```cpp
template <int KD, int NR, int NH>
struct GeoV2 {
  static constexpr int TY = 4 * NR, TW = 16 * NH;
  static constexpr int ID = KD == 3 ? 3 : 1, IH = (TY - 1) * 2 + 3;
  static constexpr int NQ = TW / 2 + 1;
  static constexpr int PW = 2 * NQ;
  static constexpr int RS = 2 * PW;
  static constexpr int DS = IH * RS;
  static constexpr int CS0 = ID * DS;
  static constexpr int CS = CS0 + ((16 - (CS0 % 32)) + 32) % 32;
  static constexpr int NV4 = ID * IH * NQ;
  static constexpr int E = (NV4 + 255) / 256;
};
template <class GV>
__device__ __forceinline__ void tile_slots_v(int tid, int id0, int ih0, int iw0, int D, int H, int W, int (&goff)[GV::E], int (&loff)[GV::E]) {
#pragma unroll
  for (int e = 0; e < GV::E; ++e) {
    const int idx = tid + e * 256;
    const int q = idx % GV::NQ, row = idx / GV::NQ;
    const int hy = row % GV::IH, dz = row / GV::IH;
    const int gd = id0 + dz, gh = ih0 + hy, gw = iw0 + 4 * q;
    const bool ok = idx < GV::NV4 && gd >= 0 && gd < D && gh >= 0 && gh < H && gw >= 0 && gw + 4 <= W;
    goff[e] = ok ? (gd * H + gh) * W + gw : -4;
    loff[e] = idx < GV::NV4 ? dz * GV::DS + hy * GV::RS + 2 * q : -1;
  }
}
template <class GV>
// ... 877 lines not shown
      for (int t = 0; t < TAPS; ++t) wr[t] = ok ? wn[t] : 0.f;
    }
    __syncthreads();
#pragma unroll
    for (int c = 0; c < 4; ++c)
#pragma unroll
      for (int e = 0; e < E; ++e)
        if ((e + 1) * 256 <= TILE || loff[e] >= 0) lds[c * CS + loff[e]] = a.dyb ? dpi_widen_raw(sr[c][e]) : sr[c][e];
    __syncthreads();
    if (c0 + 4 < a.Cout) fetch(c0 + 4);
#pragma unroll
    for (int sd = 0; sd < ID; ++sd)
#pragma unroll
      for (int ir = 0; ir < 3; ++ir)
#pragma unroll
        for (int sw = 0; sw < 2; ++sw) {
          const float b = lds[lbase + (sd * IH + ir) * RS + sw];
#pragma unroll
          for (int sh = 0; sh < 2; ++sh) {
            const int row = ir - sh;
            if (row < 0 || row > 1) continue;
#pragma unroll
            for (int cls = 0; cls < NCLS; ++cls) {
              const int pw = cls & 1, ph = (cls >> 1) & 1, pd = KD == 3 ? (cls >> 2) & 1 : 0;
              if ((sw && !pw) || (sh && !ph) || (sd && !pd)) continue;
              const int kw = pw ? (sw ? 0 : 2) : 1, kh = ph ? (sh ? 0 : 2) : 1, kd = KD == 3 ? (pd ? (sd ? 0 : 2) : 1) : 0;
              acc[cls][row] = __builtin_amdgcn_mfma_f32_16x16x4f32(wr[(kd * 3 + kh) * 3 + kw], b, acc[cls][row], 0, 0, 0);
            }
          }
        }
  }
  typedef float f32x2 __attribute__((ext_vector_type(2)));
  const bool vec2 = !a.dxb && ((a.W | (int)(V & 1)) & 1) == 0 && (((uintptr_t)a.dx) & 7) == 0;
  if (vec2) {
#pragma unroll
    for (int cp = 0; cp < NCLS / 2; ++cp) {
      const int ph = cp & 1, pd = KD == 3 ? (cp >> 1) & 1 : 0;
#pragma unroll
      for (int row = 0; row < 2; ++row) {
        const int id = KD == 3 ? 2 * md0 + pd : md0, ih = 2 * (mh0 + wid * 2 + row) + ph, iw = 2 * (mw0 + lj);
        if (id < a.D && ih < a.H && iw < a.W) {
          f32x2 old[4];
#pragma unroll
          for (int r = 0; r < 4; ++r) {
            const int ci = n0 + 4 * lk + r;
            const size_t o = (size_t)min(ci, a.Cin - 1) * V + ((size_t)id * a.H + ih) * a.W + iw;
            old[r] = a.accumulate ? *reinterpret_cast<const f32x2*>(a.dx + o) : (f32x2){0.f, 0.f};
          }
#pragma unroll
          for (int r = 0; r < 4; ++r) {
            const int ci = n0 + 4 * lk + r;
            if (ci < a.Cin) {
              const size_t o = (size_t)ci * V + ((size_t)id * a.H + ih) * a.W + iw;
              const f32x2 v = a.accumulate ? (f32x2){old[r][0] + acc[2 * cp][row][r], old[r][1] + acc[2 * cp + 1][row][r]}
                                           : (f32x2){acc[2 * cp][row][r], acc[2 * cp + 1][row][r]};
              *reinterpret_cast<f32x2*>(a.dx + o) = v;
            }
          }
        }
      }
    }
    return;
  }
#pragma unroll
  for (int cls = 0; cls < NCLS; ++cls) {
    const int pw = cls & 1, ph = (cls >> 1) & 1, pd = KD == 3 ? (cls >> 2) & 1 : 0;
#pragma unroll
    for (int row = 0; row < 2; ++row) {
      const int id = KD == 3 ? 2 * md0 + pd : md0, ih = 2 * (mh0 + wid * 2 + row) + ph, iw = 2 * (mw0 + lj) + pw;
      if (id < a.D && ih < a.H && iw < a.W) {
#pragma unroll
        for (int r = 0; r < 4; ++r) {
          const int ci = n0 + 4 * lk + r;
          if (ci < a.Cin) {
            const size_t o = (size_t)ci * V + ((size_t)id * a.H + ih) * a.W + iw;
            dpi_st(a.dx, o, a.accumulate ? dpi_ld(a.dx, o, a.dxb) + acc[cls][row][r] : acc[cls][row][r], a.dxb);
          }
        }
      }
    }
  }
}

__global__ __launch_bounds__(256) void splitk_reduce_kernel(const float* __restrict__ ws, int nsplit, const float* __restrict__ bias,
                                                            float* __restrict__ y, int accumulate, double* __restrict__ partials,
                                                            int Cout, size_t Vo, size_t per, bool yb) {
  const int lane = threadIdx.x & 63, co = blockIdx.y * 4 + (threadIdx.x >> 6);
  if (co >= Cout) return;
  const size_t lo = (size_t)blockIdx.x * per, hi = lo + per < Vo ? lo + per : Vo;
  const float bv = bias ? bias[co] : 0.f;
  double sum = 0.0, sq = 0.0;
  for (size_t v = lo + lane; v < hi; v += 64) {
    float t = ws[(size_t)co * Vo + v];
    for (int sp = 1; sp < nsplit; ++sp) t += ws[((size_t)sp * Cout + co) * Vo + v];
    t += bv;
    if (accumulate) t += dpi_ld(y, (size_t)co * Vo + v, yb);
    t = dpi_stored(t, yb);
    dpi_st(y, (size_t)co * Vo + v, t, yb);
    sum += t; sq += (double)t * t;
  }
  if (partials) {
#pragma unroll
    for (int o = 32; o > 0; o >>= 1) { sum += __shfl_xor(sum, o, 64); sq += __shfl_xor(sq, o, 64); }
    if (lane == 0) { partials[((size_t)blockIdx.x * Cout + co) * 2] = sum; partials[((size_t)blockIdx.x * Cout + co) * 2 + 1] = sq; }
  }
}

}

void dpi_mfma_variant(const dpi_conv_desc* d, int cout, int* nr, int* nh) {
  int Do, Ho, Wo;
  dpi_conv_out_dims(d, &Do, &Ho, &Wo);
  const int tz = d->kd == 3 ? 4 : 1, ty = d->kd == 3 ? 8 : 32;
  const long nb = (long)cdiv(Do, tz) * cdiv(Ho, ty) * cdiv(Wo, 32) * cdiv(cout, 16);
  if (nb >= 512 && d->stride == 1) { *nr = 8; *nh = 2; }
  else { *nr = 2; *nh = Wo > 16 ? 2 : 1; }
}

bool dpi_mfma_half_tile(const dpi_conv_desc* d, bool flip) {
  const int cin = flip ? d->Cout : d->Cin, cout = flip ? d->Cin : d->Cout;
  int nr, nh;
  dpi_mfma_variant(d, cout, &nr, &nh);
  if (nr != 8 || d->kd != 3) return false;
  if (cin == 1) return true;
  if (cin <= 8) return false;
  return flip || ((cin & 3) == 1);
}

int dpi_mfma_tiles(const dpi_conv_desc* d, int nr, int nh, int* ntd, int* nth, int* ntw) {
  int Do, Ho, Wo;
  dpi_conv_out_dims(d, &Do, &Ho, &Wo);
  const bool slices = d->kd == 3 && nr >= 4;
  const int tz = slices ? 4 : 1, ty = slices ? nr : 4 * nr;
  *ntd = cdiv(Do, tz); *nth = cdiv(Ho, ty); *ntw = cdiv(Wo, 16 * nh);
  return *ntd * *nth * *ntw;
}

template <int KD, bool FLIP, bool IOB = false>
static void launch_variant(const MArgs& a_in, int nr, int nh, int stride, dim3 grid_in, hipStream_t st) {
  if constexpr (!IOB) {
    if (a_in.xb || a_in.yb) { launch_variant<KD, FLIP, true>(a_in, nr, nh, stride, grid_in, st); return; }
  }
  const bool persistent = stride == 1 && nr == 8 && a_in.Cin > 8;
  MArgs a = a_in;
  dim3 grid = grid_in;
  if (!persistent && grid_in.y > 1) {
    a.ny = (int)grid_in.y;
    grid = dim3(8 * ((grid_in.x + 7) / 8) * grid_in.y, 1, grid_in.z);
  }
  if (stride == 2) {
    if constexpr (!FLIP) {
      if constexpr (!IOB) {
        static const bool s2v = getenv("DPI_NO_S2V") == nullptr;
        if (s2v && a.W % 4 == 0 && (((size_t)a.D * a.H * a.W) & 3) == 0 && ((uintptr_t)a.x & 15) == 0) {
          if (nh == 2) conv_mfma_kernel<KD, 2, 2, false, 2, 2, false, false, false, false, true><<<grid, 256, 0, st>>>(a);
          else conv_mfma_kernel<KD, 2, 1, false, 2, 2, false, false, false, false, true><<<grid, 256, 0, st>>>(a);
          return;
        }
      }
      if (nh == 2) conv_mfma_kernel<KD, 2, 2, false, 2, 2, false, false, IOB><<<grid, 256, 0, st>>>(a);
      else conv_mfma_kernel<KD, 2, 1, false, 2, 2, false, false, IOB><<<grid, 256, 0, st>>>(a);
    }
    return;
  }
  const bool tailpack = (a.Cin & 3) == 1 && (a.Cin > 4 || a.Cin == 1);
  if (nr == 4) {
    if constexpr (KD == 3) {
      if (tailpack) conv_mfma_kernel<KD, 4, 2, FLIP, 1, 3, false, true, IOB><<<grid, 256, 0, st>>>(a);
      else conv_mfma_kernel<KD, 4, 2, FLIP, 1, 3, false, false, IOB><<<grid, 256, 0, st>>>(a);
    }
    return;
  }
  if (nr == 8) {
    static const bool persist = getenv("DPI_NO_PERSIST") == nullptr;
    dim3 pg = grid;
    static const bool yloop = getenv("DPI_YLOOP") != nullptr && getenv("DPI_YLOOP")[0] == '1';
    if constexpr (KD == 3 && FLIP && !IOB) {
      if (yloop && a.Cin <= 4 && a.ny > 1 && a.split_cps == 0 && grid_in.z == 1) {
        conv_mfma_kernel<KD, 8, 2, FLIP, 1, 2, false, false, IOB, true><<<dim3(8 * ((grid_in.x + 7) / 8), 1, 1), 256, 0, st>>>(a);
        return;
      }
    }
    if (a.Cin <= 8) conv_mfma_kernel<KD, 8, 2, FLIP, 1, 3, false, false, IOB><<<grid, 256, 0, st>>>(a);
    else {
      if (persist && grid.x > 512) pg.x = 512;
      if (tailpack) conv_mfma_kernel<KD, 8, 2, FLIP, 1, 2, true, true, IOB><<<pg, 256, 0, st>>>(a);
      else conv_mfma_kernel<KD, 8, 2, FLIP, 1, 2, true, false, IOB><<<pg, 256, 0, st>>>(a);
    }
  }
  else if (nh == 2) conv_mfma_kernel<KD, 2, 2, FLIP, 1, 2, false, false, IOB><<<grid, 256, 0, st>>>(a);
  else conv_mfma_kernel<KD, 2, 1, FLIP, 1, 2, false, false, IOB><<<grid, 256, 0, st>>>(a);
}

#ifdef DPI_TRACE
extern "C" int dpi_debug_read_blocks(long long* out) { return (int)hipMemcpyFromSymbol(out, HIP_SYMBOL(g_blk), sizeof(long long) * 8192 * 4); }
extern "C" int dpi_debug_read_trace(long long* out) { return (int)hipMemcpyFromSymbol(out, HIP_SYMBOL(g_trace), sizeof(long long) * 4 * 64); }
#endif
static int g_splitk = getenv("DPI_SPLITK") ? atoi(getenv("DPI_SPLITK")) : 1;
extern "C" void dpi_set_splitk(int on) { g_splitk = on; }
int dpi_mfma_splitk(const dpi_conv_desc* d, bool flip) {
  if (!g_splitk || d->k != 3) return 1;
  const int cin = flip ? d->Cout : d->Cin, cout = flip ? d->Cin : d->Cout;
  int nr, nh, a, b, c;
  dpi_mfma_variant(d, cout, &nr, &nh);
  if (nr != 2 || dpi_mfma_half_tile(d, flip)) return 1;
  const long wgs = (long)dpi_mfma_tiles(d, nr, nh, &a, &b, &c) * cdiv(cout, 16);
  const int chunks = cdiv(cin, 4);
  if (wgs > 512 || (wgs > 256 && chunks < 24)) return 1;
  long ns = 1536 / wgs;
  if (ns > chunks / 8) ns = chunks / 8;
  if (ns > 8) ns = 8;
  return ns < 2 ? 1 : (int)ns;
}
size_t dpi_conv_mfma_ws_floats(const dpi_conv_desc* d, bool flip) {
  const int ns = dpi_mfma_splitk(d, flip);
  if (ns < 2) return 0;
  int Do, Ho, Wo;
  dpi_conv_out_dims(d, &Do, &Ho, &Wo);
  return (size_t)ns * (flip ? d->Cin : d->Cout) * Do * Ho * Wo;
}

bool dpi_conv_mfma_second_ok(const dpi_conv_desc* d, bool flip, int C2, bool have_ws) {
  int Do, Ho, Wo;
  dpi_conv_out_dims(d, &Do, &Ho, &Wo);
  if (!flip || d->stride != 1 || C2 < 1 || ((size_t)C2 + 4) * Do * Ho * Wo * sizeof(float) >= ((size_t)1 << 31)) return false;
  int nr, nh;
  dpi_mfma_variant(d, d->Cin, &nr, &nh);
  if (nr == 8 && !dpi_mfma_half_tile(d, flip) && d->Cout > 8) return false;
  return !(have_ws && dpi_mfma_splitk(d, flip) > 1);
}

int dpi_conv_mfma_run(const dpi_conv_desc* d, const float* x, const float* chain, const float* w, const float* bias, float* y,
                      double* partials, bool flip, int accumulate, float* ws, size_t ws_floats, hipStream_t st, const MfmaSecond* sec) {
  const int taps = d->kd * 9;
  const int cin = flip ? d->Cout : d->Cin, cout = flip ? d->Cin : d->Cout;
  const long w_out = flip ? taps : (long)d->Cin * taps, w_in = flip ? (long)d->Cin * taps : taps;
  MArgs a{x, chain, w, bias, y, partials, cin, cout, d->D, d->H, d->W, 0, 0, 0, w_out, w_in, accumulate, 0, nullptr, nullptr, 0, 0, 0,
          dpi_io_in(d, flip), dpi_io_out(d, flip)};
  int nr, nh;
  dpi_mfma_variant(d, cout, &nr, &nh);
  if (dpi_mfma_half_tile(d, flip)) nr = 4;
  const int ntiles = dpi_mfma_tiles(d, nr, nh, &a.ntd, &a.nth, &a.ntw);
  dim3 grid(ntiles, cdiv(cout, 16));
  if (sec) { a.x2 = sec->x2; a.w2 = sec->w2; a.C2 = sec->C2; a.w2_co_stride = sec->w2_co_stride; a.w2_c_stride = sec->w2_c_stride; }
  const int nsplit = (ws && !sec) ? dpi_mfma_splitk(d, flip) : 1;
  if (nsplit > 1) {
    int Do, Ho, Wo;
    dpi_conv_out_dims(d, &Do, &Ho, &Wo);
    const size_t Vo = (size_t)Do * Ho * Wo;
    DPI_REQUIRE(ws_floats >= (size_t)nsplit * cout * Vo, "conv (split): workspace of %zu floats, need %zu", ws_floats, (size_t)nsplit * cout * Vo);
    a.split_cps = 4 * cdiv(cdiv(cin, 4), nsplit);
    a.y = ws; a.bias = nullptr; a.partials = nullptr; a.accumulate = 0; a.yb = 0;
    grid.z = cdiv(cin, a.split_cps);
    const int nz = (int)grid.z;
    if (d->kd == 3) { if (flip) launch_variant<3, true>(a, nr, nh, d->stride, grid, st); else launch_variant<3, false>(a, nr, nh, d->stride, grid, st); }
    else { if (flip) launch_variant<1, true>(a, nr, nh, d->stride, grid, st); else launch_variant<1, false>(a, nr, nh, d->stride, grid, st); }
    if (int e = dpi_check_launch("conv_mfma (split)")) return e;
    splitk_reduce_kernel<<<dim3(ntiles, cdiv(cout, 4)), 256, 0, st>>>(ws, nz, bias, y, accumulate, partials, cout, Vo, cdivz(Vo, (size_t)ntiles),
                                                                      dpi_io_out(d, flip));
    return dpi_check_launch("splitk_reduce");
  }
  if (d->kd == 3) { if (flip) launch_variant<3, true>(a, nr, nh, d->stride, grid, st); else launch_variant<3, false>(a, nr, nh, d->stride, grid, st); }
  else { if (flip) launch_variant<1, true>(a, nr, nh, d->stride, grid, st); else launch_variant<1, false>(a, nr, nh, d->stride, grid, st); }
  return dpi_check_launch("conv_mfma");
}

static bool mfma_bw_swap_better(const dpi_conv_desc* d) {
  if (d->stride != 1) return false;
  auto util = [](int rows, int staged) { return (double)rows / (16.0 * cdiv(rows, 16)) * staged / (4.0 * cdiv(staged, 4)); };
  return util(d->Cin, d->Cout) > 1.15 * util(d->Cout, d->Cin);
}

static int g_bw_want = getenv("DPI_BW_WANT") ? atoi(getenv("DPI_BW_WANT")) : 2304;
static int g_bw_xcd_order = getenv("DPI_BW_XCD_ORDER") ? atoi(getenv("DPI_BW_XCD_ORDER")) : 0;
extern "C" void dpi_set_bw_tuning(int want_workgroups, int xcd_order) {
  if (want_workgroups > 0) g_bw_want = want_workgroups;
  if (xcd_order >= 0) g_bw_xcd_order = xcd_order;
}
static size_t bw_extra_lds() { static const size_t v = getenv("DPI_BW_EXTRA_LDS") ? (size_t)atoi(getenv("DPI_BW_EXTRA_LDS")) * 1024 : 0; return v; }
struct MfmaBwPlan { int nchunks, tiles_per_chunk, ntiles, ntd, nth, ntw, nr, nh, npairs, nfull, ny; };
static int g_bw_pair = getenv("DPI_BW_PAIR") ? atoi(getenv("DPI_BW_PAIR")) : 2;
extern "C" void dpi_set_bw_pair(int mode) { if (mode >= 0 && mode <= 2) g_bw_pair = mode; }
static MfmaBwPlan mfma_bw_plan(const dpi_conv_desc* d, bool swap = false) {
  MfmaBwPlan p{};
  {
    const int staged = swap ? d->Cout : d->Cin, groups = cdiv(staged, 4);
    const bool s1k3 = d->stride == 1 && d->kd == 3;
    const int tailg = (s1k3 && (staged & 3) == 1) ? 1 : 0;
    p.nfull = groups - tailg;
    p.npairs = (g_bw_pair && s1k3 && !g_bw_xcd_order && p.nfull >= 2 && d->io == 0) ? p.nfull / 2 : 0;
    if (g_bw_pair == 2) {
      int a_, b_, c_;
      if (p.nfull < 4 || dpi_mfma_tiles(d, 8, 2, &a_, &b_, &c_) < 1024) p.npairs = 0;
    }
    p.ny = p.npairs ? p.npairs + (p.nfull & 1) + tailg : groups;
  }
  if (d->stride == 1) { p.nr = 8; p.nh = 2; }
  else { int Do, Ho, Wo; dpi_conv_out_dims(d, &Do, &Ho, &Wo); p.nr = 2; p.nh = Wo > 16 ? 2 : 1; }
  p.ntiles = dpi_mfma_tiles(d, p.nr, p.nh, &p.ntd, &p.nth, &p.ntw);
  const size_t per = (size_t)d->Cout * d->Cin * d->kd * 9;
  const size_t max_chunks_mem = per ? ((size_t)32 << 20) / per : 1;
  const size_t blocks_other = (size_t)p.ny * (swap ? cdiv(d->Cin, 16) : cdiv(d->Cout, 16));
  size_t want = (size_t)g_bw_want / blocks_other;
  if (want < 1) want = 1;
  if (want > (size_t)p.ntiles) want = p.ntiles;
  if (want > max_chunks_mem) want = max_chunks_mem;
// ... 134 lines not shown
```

⁂

__What to work on__.
Count the lines in the material above where the string "tailg" appears, then state only that count.

__Exercise solution__.
3